Working through the lines below, return each one that holds "params".

[Start of section]

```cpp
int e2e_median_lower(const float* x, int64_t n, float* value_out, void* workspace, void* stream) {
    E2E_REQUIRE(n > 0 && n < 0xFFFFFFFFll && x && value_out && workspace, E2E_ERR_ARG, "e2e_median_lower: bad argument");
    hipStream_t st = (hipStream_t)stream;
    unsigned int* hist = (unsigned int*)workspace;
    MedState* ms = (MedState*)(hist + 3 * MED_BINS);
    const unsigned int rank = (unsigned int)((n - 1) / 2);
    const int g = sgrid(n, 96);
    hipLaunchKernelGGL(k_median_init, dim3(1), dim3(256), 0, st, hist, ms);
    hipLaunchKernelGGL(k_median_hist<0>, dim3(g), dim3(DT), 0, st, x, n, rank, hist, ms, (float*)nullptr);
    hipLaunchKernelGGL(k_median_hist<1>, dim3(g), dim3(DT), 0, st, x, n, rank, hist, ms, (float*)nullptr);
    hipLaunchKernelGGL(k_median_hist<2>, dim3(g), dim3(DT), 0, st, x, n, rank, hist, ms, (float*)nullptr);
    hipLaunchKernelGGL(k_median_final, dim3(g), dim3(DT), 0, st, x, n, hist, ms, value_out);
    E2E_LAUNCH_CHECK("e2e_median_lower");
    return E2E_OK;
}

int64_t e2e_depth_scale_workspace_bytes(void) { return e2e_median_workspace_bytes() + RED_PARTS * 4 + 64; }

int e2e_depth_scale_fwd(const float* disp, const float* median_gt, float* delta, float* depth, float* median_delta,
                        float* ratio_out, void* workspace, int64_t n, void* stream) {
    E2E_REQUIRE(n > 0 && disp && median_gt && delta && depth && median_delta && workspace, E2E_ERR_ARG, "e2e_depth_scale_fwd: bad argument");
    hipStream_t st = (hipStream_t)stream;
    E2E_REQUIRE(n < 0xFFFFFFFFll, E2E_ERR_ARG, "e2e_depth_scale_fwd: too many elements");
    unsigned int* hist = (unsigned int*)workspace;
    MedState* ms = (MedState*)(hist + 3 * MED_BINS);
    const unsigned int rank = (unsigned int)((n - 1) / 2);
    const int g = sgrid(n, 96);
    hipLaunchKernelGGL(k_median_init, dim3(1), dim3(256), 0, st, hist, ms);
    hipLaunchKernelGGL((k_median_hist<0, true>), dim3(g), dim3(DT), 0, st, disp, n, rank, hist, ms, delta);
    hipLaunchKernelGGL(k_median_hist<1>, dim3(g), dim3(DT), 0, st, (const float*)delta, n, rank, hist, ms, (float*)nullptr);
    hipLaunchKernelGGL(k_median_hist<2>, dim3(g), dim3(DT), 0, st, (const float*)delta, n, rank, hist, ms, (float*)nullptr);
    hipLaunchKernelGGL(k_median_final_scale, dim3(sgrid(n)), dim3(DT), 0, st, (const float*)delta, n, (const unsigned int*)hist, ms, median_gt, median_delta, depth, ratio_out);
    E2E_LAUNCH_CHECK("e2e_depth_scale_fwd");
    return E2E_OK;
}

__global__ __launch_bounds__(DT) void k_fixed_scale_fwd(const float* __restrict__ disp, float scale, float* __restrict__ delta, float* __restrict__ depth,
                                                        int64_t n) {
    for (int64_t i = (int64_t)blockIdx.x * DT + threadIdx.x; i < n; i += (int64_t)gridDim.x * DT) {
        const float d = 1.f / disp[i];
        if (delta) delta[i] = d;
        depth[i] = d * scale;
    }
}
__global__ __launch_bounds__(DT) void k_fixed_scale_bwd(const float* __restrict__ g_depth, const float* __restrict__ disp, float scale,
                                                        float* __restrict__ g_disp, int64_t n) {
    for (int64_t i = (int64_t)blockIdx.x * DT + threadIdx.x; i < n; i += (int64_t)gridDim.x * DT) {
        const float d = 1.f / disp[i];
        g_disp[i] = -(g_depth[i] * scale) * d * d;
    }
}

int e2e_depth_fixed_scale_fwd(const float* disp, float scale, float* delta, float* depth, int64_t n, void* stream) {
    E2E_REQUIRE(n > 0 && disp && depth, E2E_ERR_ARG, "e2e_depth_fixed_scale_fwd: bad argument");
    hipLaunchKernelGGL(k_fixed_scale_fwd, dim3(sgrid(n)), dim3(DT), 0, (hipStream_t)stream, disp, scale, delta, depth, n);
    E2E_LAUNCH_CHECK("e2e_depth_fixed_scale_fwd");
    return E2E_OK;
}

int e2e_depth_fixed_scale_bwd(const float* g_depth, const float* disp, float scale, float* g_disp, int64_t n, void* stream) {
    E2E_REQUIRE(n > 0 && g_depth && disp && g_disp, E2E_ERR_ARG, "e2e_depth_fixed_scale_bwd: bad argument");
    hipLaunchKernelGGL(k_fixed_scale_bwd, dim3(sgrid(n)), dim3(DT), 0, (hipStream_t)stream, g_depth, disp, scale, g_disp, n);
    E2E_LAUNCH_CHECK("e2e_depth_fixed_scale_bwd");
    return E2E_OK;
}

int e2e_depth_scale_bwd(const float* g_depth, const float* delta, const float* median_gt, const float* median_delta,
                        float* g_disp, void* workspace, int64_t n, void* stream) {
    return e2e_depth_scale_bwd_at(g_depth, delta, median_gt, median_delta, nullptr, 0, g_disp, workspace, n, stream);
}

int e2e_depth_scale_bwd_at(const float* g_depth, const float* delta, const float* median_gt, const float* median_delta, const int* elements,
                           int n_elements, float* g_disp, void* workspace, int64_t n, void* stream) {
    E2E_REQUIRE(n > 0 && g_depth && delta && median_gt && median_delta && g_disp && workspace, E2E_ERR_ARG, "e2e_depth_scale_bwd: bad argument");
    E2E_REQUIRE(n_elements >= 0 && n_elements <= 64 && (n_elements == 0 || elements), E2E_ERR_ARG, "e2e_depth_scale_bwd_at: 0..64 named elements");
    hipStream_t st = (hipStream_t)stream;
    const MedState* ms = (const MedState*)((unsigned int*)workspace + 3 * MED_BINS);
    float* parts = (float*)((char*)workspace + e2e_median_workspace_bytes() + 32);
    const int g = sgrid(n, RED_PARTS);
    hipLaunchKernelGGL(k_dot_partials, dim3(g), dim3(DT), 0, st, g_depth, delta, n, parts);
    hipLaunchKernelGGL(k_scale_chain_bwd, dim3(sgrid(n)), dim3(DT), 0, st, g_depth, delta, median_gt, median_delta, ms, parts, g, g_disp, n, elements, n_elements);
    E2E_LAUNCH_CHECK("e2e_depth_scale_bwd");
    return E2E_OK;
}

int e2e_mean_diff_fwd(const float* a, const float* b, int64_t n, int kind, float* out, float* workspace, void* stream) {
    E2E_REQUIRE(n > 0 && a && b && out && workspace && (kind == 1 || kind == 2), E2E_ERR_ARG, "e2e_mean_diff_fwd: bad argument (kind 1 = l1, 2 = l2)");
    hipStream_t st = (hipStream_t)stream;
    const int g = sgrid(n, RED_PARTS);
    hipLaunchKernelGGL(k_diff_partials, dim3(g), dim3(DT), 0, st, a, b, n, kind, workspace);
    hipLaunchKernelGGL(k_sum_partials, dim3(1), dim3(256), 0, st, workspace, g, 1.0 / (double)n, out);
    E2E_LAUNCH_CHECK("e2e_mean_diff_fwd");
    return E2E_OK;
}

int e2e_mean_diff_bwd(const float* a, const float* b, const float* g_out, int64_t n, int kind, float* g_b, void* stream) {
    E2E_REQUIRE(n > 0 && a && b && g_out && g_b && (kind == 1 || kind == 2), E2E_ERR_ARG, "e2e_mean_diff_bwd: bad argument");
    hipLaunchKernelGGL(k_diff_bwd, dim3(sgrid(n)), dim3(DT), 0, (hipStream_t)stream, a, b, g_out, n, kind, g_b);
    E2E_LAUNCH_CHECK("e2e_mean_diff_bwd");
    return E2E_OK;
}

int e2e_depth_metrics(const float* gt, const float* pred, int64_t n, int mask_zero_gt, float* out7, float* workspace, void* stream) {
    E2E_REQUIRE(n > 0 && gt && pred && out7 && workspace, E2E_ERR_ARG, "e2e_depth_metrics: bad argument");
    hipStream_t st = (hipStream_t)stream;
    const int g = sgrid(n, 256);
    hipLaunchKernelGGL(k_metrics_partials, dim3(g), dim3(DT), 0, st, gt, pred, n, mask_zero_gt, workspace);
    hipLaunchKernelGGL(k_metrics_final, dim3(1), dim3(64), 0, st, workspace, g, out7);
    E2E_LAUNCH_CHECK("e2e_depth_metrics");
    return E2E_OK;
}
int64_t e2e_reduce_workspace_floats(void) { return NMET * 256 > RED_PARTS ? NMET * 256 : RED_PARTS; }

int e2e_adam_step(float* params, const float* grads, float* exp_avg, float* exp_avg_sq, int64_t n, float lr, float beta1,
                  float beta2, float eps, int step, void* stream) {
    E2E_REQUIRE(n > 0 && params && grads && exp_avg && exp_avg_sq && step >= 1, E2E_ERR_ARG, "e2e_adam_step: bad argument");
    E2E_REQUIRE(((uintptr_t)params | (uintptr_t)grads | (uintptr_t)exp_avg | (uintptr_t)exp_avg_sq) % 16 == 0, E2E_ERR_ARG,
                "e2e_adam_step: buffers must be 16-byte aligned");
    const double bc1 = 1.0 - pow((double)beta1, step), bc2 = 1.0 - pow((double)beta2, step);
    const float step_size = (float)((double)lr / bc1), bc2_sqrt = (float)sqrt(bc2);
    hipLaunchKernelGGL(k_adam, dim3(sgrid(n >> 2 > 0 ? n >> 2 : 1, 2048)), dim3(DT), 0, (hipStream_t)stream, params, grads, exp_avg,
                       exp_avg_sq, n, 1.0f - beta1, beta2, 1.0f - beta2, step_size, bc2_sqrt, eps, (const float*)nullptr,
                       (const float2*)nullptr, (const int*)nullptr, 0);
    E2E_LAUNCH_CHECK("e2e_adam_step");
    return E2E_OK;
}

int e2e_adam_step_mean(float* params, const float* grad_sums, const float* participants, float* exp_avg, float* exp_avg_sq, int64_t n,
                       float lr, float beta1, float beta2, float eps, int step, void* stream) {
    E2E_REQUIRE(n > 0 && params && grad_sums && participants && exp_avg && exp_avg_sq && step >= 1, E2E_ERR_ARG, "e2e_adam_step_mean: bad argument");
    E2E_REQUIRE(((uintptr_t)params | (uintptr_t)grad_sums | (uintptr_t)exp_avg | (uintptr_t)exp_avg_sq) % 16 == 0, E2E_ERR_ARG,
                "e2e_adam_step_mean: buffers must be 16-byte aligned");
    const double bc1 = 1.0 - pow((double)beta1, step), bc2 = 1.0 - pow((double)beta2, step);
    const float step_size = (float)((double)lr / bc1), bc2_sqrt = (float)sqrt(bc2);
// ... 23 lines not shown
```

[End of section]

Result —
int e2e_adam_step(float* params, const float* grads, float* exp_avg, float* exp_avg_sq, int64_t n, float lr, float beta1,
    E2E_REQUIRE(n > 0 && params && grads && exp_avg && exp_avg_sq && step >= 1, E2E_ERR_ARG, "e2e_adam_step: bad argument");
    E2E_REQUIRE(((uintptr_t)params | (uintptr_t)grads | (uintptr_t)exp_avg | (uintptr_t)exp_avg_sq) % 16 == 0, E2E_ERR_ARG,
    hipLaunchKernelGGL(k_adam, dim3(sgrid(n >> 2 > 0 ? n >> 2 : 1, 2048)), dim3(DT), 0, (hipStream_t)stream, params, grads, exp_avg,
int e2e_adam_step_mean(float* params, const float* grad_sums, const float* participants, float* exp_avg, float* exp_avg_sq, int64_t n,
    E2E_REQUIRE(n > 0 && params && grad_sums && participants && exp_avg && exp_avg_sq && step >= 1, E2E_ERR_ARG, "e2e_adam_step_mean: bad argument");
    E2E_REQUIRE(((uintptr_t)params | (uintptr_t)grad_sums | (uintptr_t)exp_avg | (uintptr_t)exp_avg_sq) % 16 == 0, E2E_ERR_ARG,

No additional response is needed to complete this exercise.